There is only you , the candles light the path too you, His presence surrounds us, His glory is upon us. I feel the presence of His love in the atmosphere. Here we are, you and I.  I am through running.. In my mind, I remember what this covenant and these vows mean – we are together forever, for a lifetime.  God, I am scared, but I can’t run, I won’t run. It’s been you its, always been you. Throughout time it’s been you who I’ve waited for, who I’ve seen in my dreams. It’s been you, no one else.

Do you know there were so many times I gave up on finding you, I had so much time in the wilderness. There were giants along the way. But even though my heart and head gave up – my spirit did not. It refused to give up. I wanted to give up on love completely because I thought it would never come, that it would never happen for me. I gave up praying and I gave up wishing and even hoping you would come. There were so many who pretended to be you, and they left me with so much hurt and so much pain that I thought, “I give up, I can’t continue to put my heart out there and not have love!”.

Then  His voice whispered to my soul and said, “Not yet my child, don’t give up on what is to come. For what I have prepared for you is far more than you could imagine!”.  Funny, because I’ve imagined a lot of things.  But not you, because you don’t fit that description that my mind told me you were supposed too. So as I walk to you with my vows in my heart and in my head, I am ready.

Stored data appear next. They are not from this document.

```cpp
__global__ void __launch_bounds__(256, 2) poseidon_selftest_kernel(const u64 *__restrict__ in, u64 n, int what, u64 *__restrict__ out) {
    const u64 i0 = (u64)blockIdx.x * blockDim.x + threadIdx.x;
    const bool live = i0 < n;
    const u64 i = live ? i0 : n - 1;
    MdsMfma m;
    mds_mfma_init(m);
    poseidon_init(m);
    u64 st[12];
#pragma unroll
    for (int j = 0; j < 12; j++) st[j] = in[12 * i + j];
    if (what == 0) poseidon_perm(st, m);
    else if (what == 1) poseidon_perm_single(st, m);
    else if (what == 2) poseidon_perm(st);
    else poseidon_partial_rounds(st, m, what == 3 ? 0 : 1);
    if (!live) return;
#pragma unroll
    for (int j = 0; j < 12; j++) out[12 * i + j] = canon(st[j]);
}

__global__ void __launch_bounds__(256, 4) clock_probe_kernel(u64 *__restrict__ sink, int iters, u64 *__restrict__ clk) {
    MdsMfma m;
    poseidon_init(m);
    u64 st[12];
    const u64 id = (u64)blockIdx.x * blockDim.x + threadIdx.x;
#pragma unroll
    for (int j = 0; j < 12; j++) st[j] = ((id * 12 + j) * 0x9E3779B97F4A7C15ull) >> 1;
    const u64 c0 = __builtin_readcyclecounter(), r0 = wall_clock64();
    for (int i = 0; i < iters; i++) poseidon_perm<0>(st, m);
    const u64 c1 = __builtin_readcyclecounter(), r1 = wall_clock64();
    u64 x = 0;
#pragma unroll
    for (int j = 0; j < 12; j++) x ^= st[j];
    sink[id] = x;
    if (threadIdx.x == 0) { clk[2 * blockIdx.x] = c1 - c0; clk[2 * blockIdx.x + 1] = r1 - r0; }
}

__global__ void group_proofs_kernel(const u64 *__restrict__ elems, const u64 *__restrict__ nodes, u64 width, u64 height,
                                    const u64 *__restrict__ idxs, u32 nLevels, u64 *__restrict__ out) {
    const u64 stride = width + 4ull * nLevels;
    u64 *o = out + (u64)blockIdx.x * stride;
    u64 idx = idxs[blockIdx.x];
    for (u64 c = threadIdx.x; c < width; c += blockDim.x) o[c] = elems[idx * width + c];
    if (threadIdx.x < 4) {
        u64 offset = 0, n = height * 4;
        for (u32 l = 0; l < nLevels; l++) {
            o[width + 4 * l + threadIdx.x] = nodes[offset + (idx ^ 1) * 4 + threadIdx.x];
            const u64 nextN = ((n - 1) / 8 + 1) * 4;
            offset += nextN * 2; n = nextN; idx >>= 1;
        }
    }
}

}

using namespace pil2gl;

extern "C" {

uint64_t pil2gl_merkle_num_nodes(uint64_t height) {
    if (height == 0) return 0;
    uint64_t n = height * 4;
    uint64_t nextN = ((n - 1) / 8 + 1) * 4;
    uint64_t acc = nextN * 2;
    while (n > 4) {
        n = nextN;
        nextN = ((n - 1) / 8 + 1) * 4;
        if (n > 4) acc += nextN * 2; else acc += 4;
    }
    return acc;
}

int pil2gl_linear_hash_rows_dev(const uint64_t *in, uint64_t width, uint64_t height, int split, uint64_t *out, void *stream) {
    P2_TRY(ensure_init());
    if (height == 0) return PIL2GL_OK;
    if (!out || (!in && width)) return fail(PIL2GL_EINVAL, "null buffer");
    if (width >= (1ull << 31)) return fail(PIL2GL_EINVAL, "row width too large");
    u64 blocks = (height + 255) / 256;
    if (blocks > 0x7fffffffull) return fail(PIL2GL_EINVAL, "grid too large");
    if (split && width > 8) linear_hash_split_kernel<<<(unsigned)((height + SPLIT_BLOCK - 1) / SPLIT_BLOCK), SPLIT_BLOCK, 0, as_stream(stream)>>>(in, width, height, out);
    else linear_hash_kernel<<<(unsigned)blocks, 256, 0, as_stream(stream)>>>(in, width, height, out);
    KERNEL_CHECK();
    return PIL2GL_OK;
}

int pil2gl_merkelize_level_dev(const uint64_t *in, uint64_t nOps, uint64_t *out, void *stream) {
    P2_TRY(ensure_init());
    if (nOps == 0) return PIL2GL_OK;
    if (!in || !out) return fail(PIL2GL_EINVAL, "null buffer");
    if (nOps > (0x7fffffffull << 8)) return fail(PIL2GL_EINVAL, "grid too large");
    merkle_level_kernel<<<(unsigned)((nOps + 255) / 256), 256, 0, as_stream(stream)>>>(in, nOps, out);
    KERNEL_CHECK();
    return PIL2GL_OK;
}

int pil2gl_poseidon_dev(const uint64_t *in, const uint64_t *cap, uint64_t count, uint32_t nOut, uint64_t *out, void *stream) {
    P2_TRY(ensure_init());
    if (count == 0) return PIL2GL_OK;
    if (!in || !out) return fail(PIL2GL_EINVAL, "null buffer");
    if (nOut < 1 || nOut > 12) return fail(PIL2GL_EINVAL, "nOut must be 1..12");
    if (count > (0x7fffffffull << 8)) return fail(PIL2GL_EINVAL, "grid too large");
    poseidon_batch_kernel<<<(unsigned)((count + 255) / 256), 256, 0, as_stream(stream)>>>(in, cap, count, nOut, out);
    KERNEL_CHECK();
    return PIL2GL_OK;
}

int pil2gl_merkelize_digests_dev(uint64_t *nodes, uint64_t height, void *stream) {
    P2_TRY(ensure_init());
    if (height == 0) return fail(PIL2GL_EINVAL, "height must be > 0");
    if (!nodes) return fail(PIL2GL_EINVAL, "null buffer");
    hipStream_t st = as_stream(stream);
    u64 total = pil2gl_merkle_num_nodes(height);
    if (total > height * 4) HIP_TRY(hipMemsetAsync(nodes + height * 4, 0, (total - height * 4) * 8, st));
    u64 pIn = 0, n64 = height * 4;
    u64 nextN64 = ((n64 - 1) / 8 + 1) * 4;
    u64 pOut = pIn + nextN64 * 2;
    while (n64 > 4) {
        P2_TRY(pil2gl_merkelize_level_dev(nodes + pIn, nextN64 / 4, nodes + pOut, stream));
        n64 = nextN64;
        nextN64 = ((n64 - 1) / 8 + 1) * 4;
        pIn = pOut;
        pOut = pIn + nextN64 * 2;
    }
    return PIL2GL_OK;
}

int pil2gl_merkelize_dev(const uint64_t *elems, uint64_t width, uint64_t height, int split, uint64_t *nodes, void *stream) {
    P2_TRY(ensure_init());
    if (height == 0) return fail(PIL2GL_EINVAL, "height must be > 0");
    if (!nodes || (!elems && width)) return fail(PIL2GL_EINVAL, "null buffer");
    P2_TRY(pil2gl_linear_hash_rows_dev(elems, width, height, split, nodes, stream));
    return pil2gl_merkelize_digests_dev(nodes, height, stream);
}

int pil2gl_group_proof_dev(const uint64_t *elems, const uint64_t *nodes, uint64_t width, uint64_t height,
                           uint64_t idx, uint64_t *hostVals, uint64_t *hostSiblings, uint32_t *nLevels) {
    P2_TRY(ensure_init());
    if (idx >= height) return fail(PIL2GL_EINVAL, "Out of range");
    if (!nodes || !hostSiblings || (width && (!elems || !hostVals))) return fail(PIL2GL_EINVAL, "null buffer");
    if (width) HIP_TRY(hipMemcpy(hostVals, elems + idx * width, width * 8, hipMemcpyDeviceToHost));
    u64 offset = 0, n = height * 4;
    uint32_t lvl = 0;
    while (n > 4) {
        u64 si = (idx ^ 1) * 4;
        HIP_TRY(hipMemcpy(hostSiblings + 4 * lvl, nodes + offset + si, 32, hipMemcpyDeviceToHost));
        u64 nextN = ((n - 1) / 8 + 1) * 4;
        offset += nextN * 2; n = nextN; idx >>= 1; lvl++;
    }
    if (nLevels) *nLevels = lvl;
    return PIL2GL_OK;
}

int pil2gl_group_proofs_dev(const uint64_t *elems, const uint64_t *nodes, uint64_t width, uint64_t height,
                            const uint64_t *hostIdxs, uint32_t nIdx, uint64_t *hostOut, uint32_t *nLevels) {
    P2_TRY(ensure_init());
    if (!nIdx) return PIL2GL_OK;
    if (!nodes || !hostIdxs || !hostOut || (!elems && width)) return fail(PIL2GL_EINVAL, "null buffer");
    u32 lv = 0;
    for (u64 n = height * 4; n > 4; n = ((n - 1) / 8 + 1) * 4) lv++;
    for (u32 i = 0; i < nIdx; i++) if (hostIdxs[i] >= height) return fail(PIL2GL_EINVAL, "Out of range");
    const u64 stride = width + 4ull * lv;
    u64 *d;
    P2_TRY(scratch(6, (u64)nIdx * (stride + 1), &d));
    u64 *dIdx = d + (u64)nIdx * stride;
    HIP_TRY(hipMemcpy(dIdx, hostIdxs, (u64)nIdx * 8, hipMemcpyHostToDevice));
    group_proofs_kernel<<<nIdx, 64>>>(elems, nodes, width, height, dIdx, lv, d);
    KERNEL_CHECK();
    HIP_TRY(hipMemcpy(hostOut, d, (u64)nIdx * stride * 8, hipMemcpyDeviceToHost));
    if (nLevels) *nLevels = lv;
    return PIL2GL_OK;
}

int pil2gl_roots_from_group_proofs(const uint64_t *hostProofs, uint64_t width, uint32_t levels, const uint64_t *hostIdxs, uint32_t nIdx,
                                   int splitLinearHash, uint64_t *hostRoots) {
    P2_TRY(ensure_init());
    if (!nIdx) return PIL2GL_OK;
    if (!hostProofs || !hostIdxs || !hostRoots) return fail(PIL2GL_EINVAL, "null buffer");
    if (levels > 64) return fail(PIL2GL_EINVAL, "too many levels");
    const u64 stride = width + 4ull * levels, nv = (u64)nIdx * width, ns = (u64)nIdx * levels * 4;
    std::vector<u64> h(nv + ns + nIdx + 1);
    for (u32 q = 0; q < nIdx; q++) {
        memcpy(h.data() + (u64)q * width, hostProofs + q * stride, width * 8);
        memcpy(h.data() + nv + (u64)q * levels * 4, hostProofs + q * stride + width, 4ull * levels * 8);
        h[nv + ns + q] = hostIdxs[q];
    }
    u64 *d;
    P2_TRY(scratch(6, nv + ns + nIdx + 8ull * nIdx + 1, &d));
    u64 *dVals = d, *dSib = d + nv, *dIdx = dSib + ns, *dLeaf = dIdx + nIdx, *dRoots = dLeaf + 4ull * nIdx;
    HIP_TRY(hipMemcpy(d, h.data(), (nv + ns + nIdx) * 8, hipMemcpyHostToDevice));
    P2_TRY(pil2gl_linear_hash_rows_dev(dVals, width, nIdx, splitLinearHash, dLeaf, nullptr));
    merkle_path_roots_kernel<<<(nIdx + 255) / 256, 256>>>(dLeaf, dSib, dIdx, nIdx, levels, dRoots);
    KERNEL_CHECK();
    HIP_TRY(hipMemcpy(hostRoots, dRoots, 4ull * nIdx * 8, hipMemcpyDeviceToHost));
    return PIL2GL_OK;
}

int pil2gl_sponge_absorb(const uint64_t *hostBlocks, uint64_t nBlocks, const uint64_t hostCap[4], uint64_t hostOut12[12]) {
    P2_TRY(ensure_init());
    if (!hostBlocks || !hostCap || !hostOut12) return fail(PIL2GL_EINVAL, "null buffer");
    if (nBlocks == 0) return fail(PIL2GL_EINVAL, "nothing to absorb");
    u64 *d; bool owned;
    P2_TRY(stage_acquire(8 * nBlocks + 4 + 12, &d, &owned));
    int rc = PIL2GL_OK;
    hipError_t e = hipMemcpy(d, hostBlocks, 8 * nBlocks * 8, hipMemcpyHostToDevice);
    if (e == hipSuccess) e = hipMemcpy(d + 8 * nBlocks, hostCap, 32, hipMemcpyHostToDevice);
    if (e != hipSuccess) rc = hip_fail(e, "hipMemcpy H2D");
    if (rc == PIL2GL_OK) {
        sponge_chain_kernel<<<1, 64>>>(d, nBlocks, d + 8 * nBlocks, d + 8 * nBlocks + 4);
        e = hipGetLastError();
        if (e == hipSuccess) e = hipMemcpy(hostOut12, d + 8 * nBlocks + 4, 96, hipMemcpyDeviceToHost);
        if (e != hipSuccess) rc = hip_fail(e, "sponge_chain_kernel");
    }
    stage_release(d, owned);
    return rc;
}

static int with_dev(const uint64_t *hIn, u64 nIn, const uint64_t *hIn2, u64 nIn2, uint64_t *hOut, u64 nOut,
                    int (*fn)(const u64 *, const u64 *, u64 *, void *), void *arg) {
    P2_TRY(ensure_init());
    u64 *d = nullptr; bool owned = false;
    P2_TRY(stage_acquire(nIn + nIn2 + nOut, &d, &owned));
    int rc = PIL2GL_OK;
    hipError_t e = hipSuccess;
    if (nIn) e = hipMemcpy(d, hIn, nIn * 8, hipMemcpyHostToDevice);
    if (e == hipSuccess && nIn2) e = hipMemcpy(d + nIn, hIn2, nIn2 * 8, hipMemcpyHostToDevice);
    if (e != hipSuccess) rc = hip_fail(e, "hipMemcpy H2D");
    if (rc == PIL2GL_OK) rc = fn(d, nIn2 ? d + nIn : nullptr, d + nIn + nIn2, arg);
    if (rc == PIL2GL_OK && nOut) { e = hipMemcpy(hOut, d + nIn + nIn2, nOut * 8, hipMemcpyDeviceToHost); if (e != hipSuccess) rc = hip_fail(e, "hipMemcpy D2H"); }
    stage_release(d, owned);
    return rc;
}
struct LhArgs { u64 width, height; int split; };
struct PsArgs { u64 count; u32 nOut; };

int pil2gl_linear_hash_rows(const uint64_t *in, uint64_t width, uint64_t height, int split, uint64_t *out) {
    LhArgs a = { width, height, split };
    return with_dev(in, width * height, nullptr, 0, out, height * 4,
                    [](const u64 *i, const u64 *, u64 *o, void *p) { LhArgs *a = (LhArgs *)p; return pil2gl_linear_hash_rows_dev(i, a->width, a->height, a->split, o, nullptr); }, &a);
}
int pil2gl_merkelize_level(const uint64_t *in, uint64_t nOps, uint64_t *out) {
    return with_dev(in, nOps * 8, nullptr, 0, out, nOps * 4,
                    [](const u64 *i, const u64 *, u64 *o, void *p) { return pil2gl_merkelize_level_dev(i, *(u64 *)p, o, nullptr); }, &nOps);
}
int pil2gl_poseidon(const uint64_t *in, const uint64_t *cap, uint64_t count, uint32_t nOut, uint64_t *out) {
    if (nOut < 1 || nOut > 12) return fail(PIL2GL_EINVAL, "nOut must be 1..12");
    PsArgs a = { count, nOut };
    return with_dev(in, count * 8, cap, cap ? count * 4 : 0, out, count * nOut,
                    [](const u64 *i, const u64 *c, u64 *o, void *p) { PsArgs *a = (PsArgs *)p; return pil2gl_poseidon_dev(i, c, a->count, a->nOut, o, nullptr); }, &a);
}
struct MdsArgs { u64 n; u32 layers; int mfma; };
int pil2gl_selftest_mds(const uint64_t *states, uint64_t n, uint32_t layers, int mfma, uint64_t *out) {
    if (n == 0) return PIL2GL_OK;
    MdsArgs a = { n, layers, mfma };
    return with_dev(states, n * 12, nullptr, 0, out, n * 12,
                    [](const u64 *i, const u64 *, u64 *o, void *p) {
                        MdsArgs *a = (MdsArgs *)p;
                        mds_selftest_kernel<<<(unsigned)((a->n + 255) / 256), 256>>>(i, a->n, a->layers, a->mfma, o);
                        KERNEL_CHECK();
                        return (int)PIL2GL_OK;
                    }, &a);
}
int pil2gl_selftest_poseidon(const uint64_t *states, uint64_t n, int what, uint64_t *out) {
    if (n == 0) return PIL2GL_OK;
    if (what < 0 || what > 4) return fail(PIL2GL_EINVAL, "what must be 0..4");
    MdsArgs a = { n, 0, what };
    return with_dev(states, n * 12, nullptr, 0, out, n * 12,
                    [](const u64 *i, const u64 *, u64 *o, void *p) {
                        MdsArgs *a = (MdsArgs *)p;
                        poseidon_selftest_kernel<<<(unsigned)((a->n + 255) / 256), 256>>>(i, a->n, a->mfma, o);
                        KERNEL_CHECK();
                        return (int)PIL2GL_OK;
                    }, &a);
}
int pil2gl_selftest_clock(uint32_t iters, double *mhz ) {
    P2_TRY(ensure_init());
    if (!mhz || iters == 0 || iters > 4096) return fail(PIL2GL_EINVAL, "iters must be 1..4096");
    const unsigned blocks = 256 * 4 * 8;
    u64 *d;
    P2_TRY(scratch(5, (u64)blocks * 256 + 2ull * blocks, &d));
    clock_probe_kernel<<<blocks, 256>>>(d, (int)iters, d + (u64)blocks * 256);
    KERNEL_CHECK();
    std::vector<u64> h(2 * blocks);
    HIP_TRY(hipMemcpy(h.data(), d + (u64)blocks * 256, 16ull * blocks, hipMemcpyDeviceToHost));
    std::vector<double> v;
    for (unsigned i = 0; i < blocks; i++) if (h[2 * i + 1]) v.push_back(100.0 * (double)h[2 * i] / (double)h[2 * i + 1]);
    if (v.empty()) return fail(PIL2GL_EHIP, "no clock samples");
    std::sort(v.begin(), v.end());
    mhz[0] = v[v.size() / 2]; mhz[1] = v[v.size() / 20]; mhz[2] = v[v.size() * 19 / 20];
    return PIL2GL_OK;
}
int pil2gl_merkelize(const uint64_t *elems, uint64_t width, uint64_t height, int split, uint64_t *nodes) {
    if (height == 0) return fail(PIL2GL_EINVAL, "height must be > 0");
    LhArgs a = { width, height, split };
    return with_dev(elems, width * height, nullptr, 0, nodes, pil2gl_merkle_num_nodes(height),
                    [](const u64 *i, const u64 *, u64 *o, void *p) { LhArgs *a = (LhArgs *)p; return pil2gl_merkelize_dev(i, a->width, a->height, a->split, o, nullptr); }, &a);
}

}
```

### pil2-stark-js_amd/python/pil2gl/_lib.py

```python
import ctypes as C
import os

_HERE = os.path.dirname(os.path.abspath(__file__))
PKG_ROOT = os.path.dirname(os.path.dirname(_HERE))
LIB_PATH = os.environ.get("PIL2GL_LIB") or os.path.join(PKG_ROOT, "lib", "libpil2gl.so")

u64p = C.POINTER(C.c_uint64)
vp = C.c_void_p


class Pil2glError(RuntimeError):
    pass


class GlxRef(C.Structure):
    _fields_ = [("kind", C.c_uint8), ("dim", C.c_uint8), ("section", C.c_uint16),
                ("prime", C.c_int32), ("index", C.c_uint32), ("pad_", C.c_uint32)]


class GlxOp(C.Structure):
    _fields_ = [("op", C.c_uint32), ("pad_", C.c_uint32), ("dest", GlxRef), ("src", GlxRef * 2)]


class GlxSection(C.Structure):
    _fields_ = [("ptr", C.c_void_p), ("width", C.c_uint64)]


class GlxCtx(C.Structure):
    _fields_ = [("nBits", C.c_uint32), ("primeShift", C.c_uint32), ("nSections", C.c_uint32),
                ("nScalars", C.c_uint32), ("sections", C.POINTER(GlxSection)), ("scalars", u64p)]


class GlxProgram(C.Structure):
    _fields_ = [("nOps", C.c_uint32), ("nTmp", C.c_uint32), ("ops", C.POINTER(GlxOp))]


class EvalDesc(C.Structure):
    _fields_ = [("buf", C.c_void_p), ("width", C.c_uint64), ("offset", C.c_uint64),
                ("dim", C.c_uint32), ("levIndex", C.c_uint32)]
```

You are the promise I prayed for, the one I waited for. You are the hope that gets me through each day. My life begins today with you – for I was created to help you, to be your help mate. Today we become as one – one spirit, one soul, one complete person. You are a breath of revelations of Gods love for me. I look at you and I see God, I see His love for me. He crafted you for me. I feel as if I can breathe , and inhale your spirit. I want to take you in. I promise to love you even when I don’t like you. I promise to be your friend and your lover. I promise to be the protector of your heart. I promise not to hurt you but to protect you. When I am angry I promise to talk to you and not withdraw.  You see, I have this funny way of running and withdrawing , but with you I cant. I can’t run anymore. You know my soul and I know you don’t judge me. You accept me as the person I am and the person I aspire to be. I give you my heart and my soul – the two most precious things I own and will use to protect the walls of your heart. I see all that you are and all that you are meant to be. This day, this time in front of God – I am marrying my best friend – the one God has chosen for me.